Une thématique que tu aimes particulièrement aborder ou voir aborder ?
Étrangement, j’ai un attrait pour la photographie de foule, de groupe, et en particulier de groupes sociaux avec une approche faussement documentaire. Comme ce que peut développer par exemple la photographe Lauren Greenfield, que je préfère mille fois à Martin Parr, à qui on la compare régulièrement. Son projet Girl Culture, dont le livre avait été publié en 2022, avait énormément influencé mon premier projet semi-documentaire intitulé Que serais-je devenue sans moi, qui était une tentative de réaliser un état des lieux de ce qu’être une adolescente aujourd’hui voulait dire. J’avais trouvé dans les photos de Lauren Greenfield beaucoup d’empathie pour ses sujets, et elle était parvenue à dresser un portrait plutôt glaçant de la jeunesse américaine des années 2000, sans jamais tomber dans une image moralisante ou empreinte de préjugés. Je crois que c’est parce qu’elle s’implique beaucoup dans la relation avec ses modèles, parce qu’elle leur parle et qu’elle les fait parler. Un peu comme une autre photographe que je respecte énormément, Alessandra Sanguinetti, dont l’immense travail Les Aventures de Guille et Belinda ne cesse de m’inspirer et de me surprendre par sa justesse.
Une exposition que tu n’oublieras jamais ?
Je suis assez mal à l’aise dans la foule, je dois donc avouer que je ne suis pas très bon élève en ce qui concerne les événements ! Je fais très peu de foires ou de festivals.

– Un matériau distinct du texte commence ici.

template <int M, typename ZT>
__host__ __device__ __forceinline__ void pw_mulmod(ZT &&Z, int &T, const u64 (&La)[M], int ta, const u64 (&Lb)[M], int tb)
{
    if (ta | tb) {
        if (ta && tb) {
#pragma unroll
            for (int j = 0; j < M; ++j) Z[j] = j == 0;
            T = 0;
            return;
        }
        i128 acc = 1;
#pragma unroll
        for (int j = 0; j < M; ++j) {
            acc += (i128)(~(ta ? Lb[j] : La[j]));
            Z[j] = (u64)acc;
            acc >>= 64;
        }
        T = -1 + (int)(i64)acc;
        return;
    }
    constexpr int DB = 29, ND = (64 * M + DB - 1) / DB;
    static_assert(ND < 64, "column sums must stay below 2^64");
    u32 ad[ND], bd[ND];
#pragma unroll
    for (int d = 0; d < ND; ++d) {
        const int b0 = d * DB, li = b0 >> 6, sh = b0 & 63;
        u64 x = La[li] >> sh, y = Lb[li] >> sh;
        if (sh + DB > 64 && li + 1 < M) {
            x |= La[li + 1] << (64 - sh);
            y |= Lb[li + 1] << (64 - sh);
        }
        ad[d] = (u32)(x & ((1u << DB) - 1));
        bd[d] = (u32)(y & ((1u << DB) - 1));
    }
    u128 acc = 0;
    int pos = 0, k = 0;
    i64 bw = 0;
#pragma clang loop unroll(full)
    for (int c = 0; c < 2 * ND - 1; ++c) {
        u64 col = 0;
        const int i0 = c < ND ? 0 : c - ND + 1, i1 = c < ND ? c : ND - 1;
#pragma clang loop unroll(full)
        for (int i = i0; i <= i1; ++i) col += (u64)ad[i] * bd[c - i];
#if defined(__HIP_DEVICE_COMPILE__)
        __builtin_amdgcn_sched_barrier(0);
#endif
        acc += (u128)col << (DB * c - pos);
        const bool last = c == 2 * ND - 2;
#pragma unroll
        for (int e = 0; e < 3; ++e) {
            if (k < 2 * M && (last || DB * (c + 1) - pos >= 64)) {
                const u64 limb = (u64)acc;
                acc >>= 64;
                pos += 64;
                if (k < M) {
                    Z[k] = limb;
                } else {
                    const u64 z = Z[k - M];
                    const u64 d1 = z - limb;
                    i64 b1 = (i64)(d1 > z);
                    const u64 d2 = d1 + (u64)bw;
                    b1 += bw < 0 ? (i64)(d2 > d1) : 0;
                    Z[k - M] = d2;
                    bw = -b1;
                }
                ++k;
            }
        }
    }
    T = (int)bw;
}

template <int M, int LK>
__device__ __forceinline__ void pw_publish_words(const u64 (&L)[M], u32 *Xw, int t)
{
    constexpr int K = 1 << LK;
    u32 *col = Xw + t;
#pragma unroll
    for (int j = 0; j < M; ++j) {
        col[(2 * j) * K] = (u32)L[j];
        col[(2 * j + 1) * K] = (u32)(L[j] >> 32);
    }
}

template <int M, int LK>
__device__ __forceinline__ void pw_publish(u64 (&L)[M], int &T, int S, u32 *Xw, int *TT, int t)
{
    T = pw_norm<M>(L, T);
    pw_publish_words<M, LK>(L, Xw, t);
    if (TT) TT[t] = 2 * T + S;
}

__device__ __forceinline__ unsigned pw_mod(unsigned a, unsigned n)
{
    a = a >= 2 * n ? a - 2 * n : a;
    return a >= n ? a - n : a;
}

__device__ __forceinline__ int pw_launder(int t)
{
#if defined(__HIP_DEVICE_COMPILE__)
    asm volatile("" : "+v"(t));
#endif
    return t;
}

__device__ __forceinline__ void pw_wave_sync()
{
    asm volatile("" ::: "memory");
    __builtin_amdgcn_wave_barrier();
    asm volatile("" ::: "memory");
}

template <int M, int LK, int J, int I = 0>
__device__ __forceinline__ void pw_combine_fixed(u64 (&L)[M], int &T, int &S, int alpha, const u32 *Xw, int packed, int q,
                                                 unsigned E, unsigned Eu)
{
    constexpr unsigned NP = 64 * M;
    constexpr unsigned C = (2 * I + 1) * (NP >> (J + 1));
    if constexpr (I + 1 < (1 << J)) {
        if (Eu == C) {
            pw_combine<M, LK, pw_pd<M, LK>(), (int)C>(L, T, S, alpha, Xw, packed, q, E);
            return;
        }
        pw_combine_fixed<M, LK, J, I + 1>(L, T, S, alpha, Xw, packed, q, E, Eu);
    } else {
        pw_combine<M, LK, pw_pd<M, LK>(), (int)C>(L, T, S, alpha, Xw, packed, q, E);
    }
}

#ifndef PW_UNW_FUSE
#define PW_UNW_FUSE 1
#endif
#ifndef PW_PROBE_NOH1
#define PW_PROBE_NOH1 0
#endif
template <int M, int LK>
__device__ __forceinline__ unsigned pw_unweight_exp(unsigned Pz, unsigned W2, int t)
{
    constexpr unsigned NP = 64 * M, N2 = 2 * NP;
    const bool halff = (W2 & 1) && (t & 1);
    const unsigned un = (((unsigned)t * W2) >> 1) + LK + (halff ? 1 : 0);
    return pw_mod(Pz + N2 - un + (halff ? NP / 4 : 0), N2);
}

template <int M, int LK, int DIR, int FIXJ, bool UNW = false>
__device__ __forceinline__ void pw_level(u64 (&L)[M], int &T, int &S, unsigned &P, u32 *Xw, int *TT, unsigned *PP,
                                         unsigned W2, int t, int jj, bool unw = false)
{
    constexpr int K = 1 << LK, lk = LK;
    constexpr unsigned N2 = 128 * M;
    const int j = DIR == 0 ? jj : lk - 1 - jj;
    const int h = K >> (j + 1);
    const int q = t ^ h;
    const bool top = !(t & h);
    const int qt = t & ~h;
    const unsigned tw = (unsigned)((qt & (h - 1)) << j) * W2;
    const bool cross = h >= 64;
#if PW_PROBE_NOH1
    if (h == 1) {
        u64 cy = P;
#pragma unroll
        for (int m = 0; m < M; ++m) {
            const u64 s = L[m] + cy;
            cy = s < L[m] ? 1 : 0;
            L[m] = s;
        }
        if (!top) P = pw_mod(P + 1, N2);
        return;
    }
#endif
    unsigned Pq;
    int packed;
    if (pw_tight(K)) {
        T = pw_norm<M>(L, T);
        const int own = 2 * T + S;
        if (cross) {
            Xw[t] = (u32)own;
            Xw[K + t] = P;
            __syncthreads();
            packed = (int)Xw[q];
            Pq = Xw[K + q];
            __syncthreads();
        } else {
            packed = __shfl_xor(own, h);
            Pq = (unsigned)__shfl_xor((int)P, h);
        }
        pw_publish_words<M, LK>(L, Xw, t);
        if (cross) __syncthreads(); else pw_wave_sync();
    } else {
        pw_publish<M, LK>(L, T, S, Xw, TT, t);
        PP[t] = P;
        if (cross) __syncthreads(); else pw_wave_sync();
        Pq = PP[q];
        packed = TT[q];
    }
    const int own_packed = 2 * T + S;
    unsigned E;
    if (DIR == 0) {
        E = pw_mod(Pq + N2 - P, N2);
        if constexpr (FIXJ == 0) {
            pw_combine<M, LK, pw_pd<M, LK>(), 32 * M>(L, T, S, top ? 1 : -1, Xw, packed, q, E);
        } else if constexpr (FIXJ > 0) {
            constexpr unsigned NP = 64 * M;
            const unsigned Em = E >= NP ? E - NP : E;
            const unsigned Eu = (unsigned)__builtin_amdgcn_readfirstlane((int)Em);
            pw_combine_fixed<M, LK, FIXJ>(L, T, S, top ? 1 : -1, Xw, packed, q, E, Eu);
        } else {
            pw_combine<M, LK, pw_pd<M, LK>()>(L, T, S, top ? 1 : -1, Xw, packed, q, E);
        }
        if (!top) P = pw_mod(P + tw, N2);
    } else {
        E = top ? pw_mod(Pq + 2 * N2 - tw - P, N2) : pw_mod(Pq + N2 - P + tw, N2);
        if (UNW && unw) {
            if (!top) P = pw_mod(P + N2 - tw, N2);
            const unsigned F = pw_unweight_exp<M, LK>(P, W2, pw_tight(K) ? pw_launder(t) : t);
            constexpr unsigned NP = 64 * M;
            const unsigned Eq = pw_mod(E + F, N2);
            pw_combine<M, LK, pw_pd<M, LK>()>(L, T, S, 0, Xw, own_packed, t, top ? F : pw_mod(F + NP, N2));
            __builtin_amdgcn_sched_barrier(0);
            pw_combine<M, LK, pw_pd<M, LK>()>(L, T, S, 1, Xw, packed, q, Eq);
            P = 0;
        } else {
            pw_combine<M, LK, pw_pd<M, LK>()>(L, T, S, top ? 1 : -1, Xw, packed, q, E);
            if (!top) P = pw_mod(P + N2 - tw, N2);
        }
    }
    if (cross) __syncthreads(); else pw_wave_sync();
}
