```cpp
uint16_t f5_debug_f2h_bits(float f);
float f5_debug_h_bits2f(uint16_t h);
uint16_t f5_debug_f2bf_bits(float f);
int f5_debug_set_gemm_tile(int sel);
int f5_debug_last_gemm_kernel(char* buf, int n);
int f5_debug_last_attn_kernel(char* buf, int n);
int f5_debug_last_convpos_kernel(char* buf, int n);
int f5_debug_convpos_route(int B, int seq_len, int groups, int nseg, char* buf, int n);
int f5_debug_gemm_route(int epi, int M, int N, int nseg, int seq_len, int variant_bits, int debug_flags, char* name, int n, int* facts);
int f5_debug_set_gemm_flags(int v);
int f5_debug_set_gemm_order(int v);
int f5_debug_set_gemm_ring(int v);
int f5_debug_set_gemm_qkv_tile(int sel);
int f5_debug_set_gemm_nband(int n);
int f5_debug_set_convpos_tps(int taps);
int f5_debug_set_convpos_xcd_map(int on);
int f5_debug_set_attn_wide(int v);
int f5_debug_set_attn_kvsplit(int v);
int f5_debug_set_attn_pipe(int v);
int f5_debug_set_ln_fusion(int on);
int f5_debug_set_qkv_transposed(int on);
int f5_debug_set_q_premul(int on);
int f5_debug_set_op_fold_producer(const float* next_scale, void* x16_out, float* stats_out, const float* row_shift);
int f5_op_fold_rows(const float* stats, int nslice, int M, float* rowf, float* row_shift, void* stream);
int f5_debug_set_op_ln_mean_out(float* mean_out);
int f5_debug_set_op_fold_consumer(const float* rowf, const float* c1, const float* c2);
int f5_debug_set_op_fold_stats(const float* stats, int ld, const float* shift, float* mean_out);
int f5_debug_set_op_sat_flag(int* flag);
int f5_debug_set_op_fold_overflow_flag(int* flag);
int f5_op_fold_consts(const void* w_hi, int ldw, const float* bias, const float* scale, const float* shift, size_t vec_stride, int nvec,
                      float* c1, float* c2, size_t out_stride, int N, int K, void* stream);
int f5_debug_set_op_rope_tables_g4(const float* tq, const float* tk);
int f5_debug_set_op_q_premul(float factor);

int f5_op_quantize_mx(const float* x, int ldx, void* q, int ldq, void* scales, int rows, int cols, void* stream);
int f5_op_quantize_mx_bf16(const void* x16, int ldx, void* q, int ldq, void* scales, int rows, int cols, void* stream);
int f5_op_ln_modulate_f8(const float* x, const float* scale, const float* shift, void* q, void* q_scales, int rows, int dim, float eps,
                         void* stream);
int f5_op_gemm_f8(const void* a8, const void* a_scales, const void* w8, const void* w_scales, const float* bias,
                  const float* gate, const uint8_t* rowkeep, float* out_f32, void* out_bf, void* out8, void* out8_scales,
                  int M, int N, int K, int lda8, int ldw8, int ldo, int epi, void* stream);
int f5_op_qkv_rope_f8(const void* a8, const void* a_scales, const void* w8, const void* w_scales, const float* bias, const float* rope_cos,
                      const float* rope_sin, void* qk, void* vt, int B, int seq_len, int npad, int heads, int dmodel, int lda8, int ldw8,
                      float q_premul, void* stream);

int f5_mel_spectrogram_batch(const float* wave, int B, int64_t L, const float* window, const float* filterbank, int n_fft, int hop,
                             int n_mels, float* out, void* stream);
int f5_mel_spectrogram(const float* wave, int64_t L, const float* window, const float* filterbank, int n_fft, int hop,
                       int n_mels, float* out, void* stream);
int f5_mel_spectrogram_ragged(const float* wave, int B, int64_t L, const int32_t* begin_dev, const int32_t* lens_dev,
                              const float* gain_dev , const float* window, const float* filterbank, int n_fft, int hop,
                              int n_mels, float* out, int N, void* stream);
int f5_wave_block_energy(const float* wave, int B, int64_t L, const int32_t* lens_dev, int block, float* energy, int nblk,
                         void* stream);
int f5_resample_batch(const float* wave, int B, int64_t L, const float* taps, const int32_t* first, int o, int n, int T, int width,
                      float* out, int64_t L_out, void* stream);

int f5_op_wave_patch(const float* gen, const float* src, const int32_t* segs_host, const float* fade, float* out, int B, int64_t L,
                     int64_t Ls, int S, int F, void* stream);

typedef struct f5_vocoder f5_vocoder;
typedef struct f5_vocos_config {
    int32_t n_mels;
    int32_t dim;
    int32_t intermediate_dim;
    int32_t num_layers;
    int32_t n_fft;
    int32_t hop_length;
} f5_vocos_config;
int f5_vocoder_create(const f5_vocos_config* cfg, int precision, f5_vocoder** out);
void f5_vocoder_destroy(f5_vocoder* v);
// ... 67 lines not shown
```

Before: 13940 mel-frames/s.

## Add skewed two-group attention schedule and V-fragment preloading behind knob

Adds a skewed variant of the two-group KV-split attention kernel in which group 1 runs its PV MFMAs one iteration behind its QK step. The two groups then issue different work at once, so softmax and MFMA phases overlap across groups. The route is gated by a new f5_attn_skew knob that defaults to auto, and the auto value is compiled off. It also adds VPRE, enabled by default, which loads V fragments from LDS into registers right after QK so the reads overlap the softmax exp work, at the cost of more VGPRs. Ablation macros (A2S_ABL) are added for probing and are off by default.

```diff
diff --git a/f5_tts_mlx_amd/csrc/attention.hip b/f5_tts_mlx_amd/csrc/attention.hip
--- a/f5_tts_mlx_amd/csrc/attention.hip
+++ b/f5_tts_mlx_amd/csrc/attention.hip
@@ -851,8 +851,27 @@
     for (int qb = 0; qb < 2; ++qb) attn_store_block<false>(p, o[qb], l_run[qb], rowbase, q0 + qb * 32 + lq, h, hi);
 }
 
-template <bool HP, int KS, int NST, bool FAST = false>
+#ifndef A2S_ABL
+#define A2S_ABL 0
+#endif
+#ifndef A2S_SKEW_NST
+#define A2S_SKEW_NST 4
+#endif
+#ifndef A2S_VPRE
+#define A2S_VPRE 1
+#endif
+__device__ __forceinline__ f32x16 a2s_mfma(const op16x8& a, const op16x8& b, f32x16 c) {
+    if (A2S_ABL & 4) {
+        asm volatile("" : "+v"(c) : "v"(a), "v"(b));
+        return c;
+    }
+    return F5_MFMA32(a, b, c, 0, 0, 0);
+}
+#define A2S_FRAG(ptr_) ((A2S_ABL & 8) ? qf[0][0] : *reinterpret_cast<const op16x8*>(ptr_))
+
+template <bool HP, int KS, int NST, bool FAST = false, bool SKEW = false>
 __global__ __launch_bounds__(256 * KS, 1) void f5_attn2s_kernel(F5AttnArgs p) {
+    static_assert(!SKEW || (KS == 2 && !HP && FAST && (NST == 3 || NST == 4)), "the skewed schedule is the two-group one-pass FAST kernel's");
     constexpr int NP = HP ? 2 : 1;
     constexpr int TILE = 64 * 64;
     constexpr int RING = NST * NP * 2 * TILE;
@@ -936,13 +955,42 @@
     float m_run = -INFINITY, l_run = 0.0f;
     const float c2 = p.q_prescaled ? 1.0f : p.scale * 1.4426950408889634f;
 
+    constexpr bool VPRE = A2S_VPRE && !HP && KS == 2;
+    op16x8 vf[8];
+    const int pd = !SKEW ? NST - 1 : ((NST == 3 && grp == 1) ? 1 : 2);
+    uint32_t pk[16];
+#define A2S_PV(sV_)                                                                                          \
+    _Pragma("unroll") for (int ks4 = 0; ks4 < 4; ++ks4) {                                                    \
+        const int kb = ks4 >> 1, sp = ks4 & 1;                                                               \
+        const op16x8 pb = __builtin_bit_cast(op16x8, u32x4{pk[4 * ks4], pk[4 * ks4 + 1], pk[4 * ks4 + 2], pk[4 * ks4 + 3]}); \
+        __builtin_amdgcn_s_setprio(1);                                                                       \
+        _Pragma("unroll") for (int db = 0; db < 2; ++db) {                                                   \
+            const int voff = attn_swz(db * 32 + lq, 4 * kb + 2 * hi + sp);                                   \
+            const op16x8 a = VPRE ? vf[ks4 * 2 + db] : A2S_FRAG(&(sV_)[voff]);                               \
+            o[db] = a2s_mfma(a, pb, o[db]);                                                                  \
+        }                                                                                                    \
+        __builtin_amdgcn_s_setprio(0);                                                                       \
+    }
+
     if (ntg > 0) A2S_ISSUE(0);
-    if (NST == 3 && ntg > 1) A2S_ISSUE(1);
+    if (pd == 2 && ntg > 1) A2S_ISSUE(1);
     ATTN_PIN_Q(qf, NP, 4);
 
-    for (int jj = 0; jj < nit; ++jj) {
-        attn_wait_barrier(NST == 3 && jj + 1 < ntg);
-        if (jj + NST - 1 < ntg) A2S_ISSUE(jj + NST - 1);
+    for (int jj = 0; jj < ((A2S_ABL & 1) ? 0 : nit); ++jj) {
+        if (A2S_ABL & 16) {
+            if (pd == 2 && jj + 1 < ntg) {
+                asm volatile("s_waitcnt vmcnt(4)" ::: "memory");
+            } else {
+                asm volatile("s_waitcnt vmcnt(0)" ::: "memory");
+            }
+        } else {
+            attn_wait_barrier(pd == 2 && jj + 1 < ntg);
+        }
+        if (jj + pd < ntg) A2S_ISSUE(jj + pd);
+        if (SKEW && grp == 1 && jj >= 1 && jj <= ntg) {
+            const op16_t* sVp = smem + ((jj - 1) % NST) * (NP * 2 * TILE) + TILE;
+            A2S_PV(sVp);
+        }
         if (jj >= ntg) continue;
 
         const op16_t* st = smem + (jj % NST) * (NP * 2 * TILE);
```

Peut-être que la dernière bonne surprise que je peux partager était la rétrospective du travail de Peter Hujar au Jeu de Paume à Paris, il y a quelques années, qui m’avait profondément touché. Ce photographe a lui aussi été une très grande inspiration lorsque j’ai commencé le portrait, et voir ses tirages hors des livres photo m’avait complètement bouleversé. J’étais resté des heures à observer les poses de ses sujets, et son cadre surtout, reconnaissable entre mille. Mais à dire vrai, je suis bien plus souvent amené à me déplacer pour aller voir de la peinture que de la photographie, dont l’accrochage m’ennuie souvent.
Une œuvre d’art qui t’inspire particulièrement ?
Pour une raison qui m’est entièrement inconnue, je reviens toujours au Cyclope d’Odilon Redon, qui est une œuvre que j’ai découvert très tôt et qui m’accompagne toujours aujourd’hui. Je ne sais pas si on peut parler d’inspiration, car mis à part avec cette photo (image à droite ci-dessous, ndlr), qui est une référence directe, c’est plutôt une histoire d’attachement à certaines œuvres, que j’aime contempler sans forcément vouloir les inclure dans mon travail photographique. Plus récemment j’avais été assez troublé par Le chevalier aux fleurs, peinte par Georges Rochegrosse en 1894, que j’avais trouvé extrêmement moderne, très décalée par rapport aux mouvements picturaux de son époque. J’avais regretté de l’avoir découverte seulement après Notre-Dame des fleurs, car il y avait beaucoup d’idées intéressantes qui auraient sans doute pu m’inspirer pour cette série.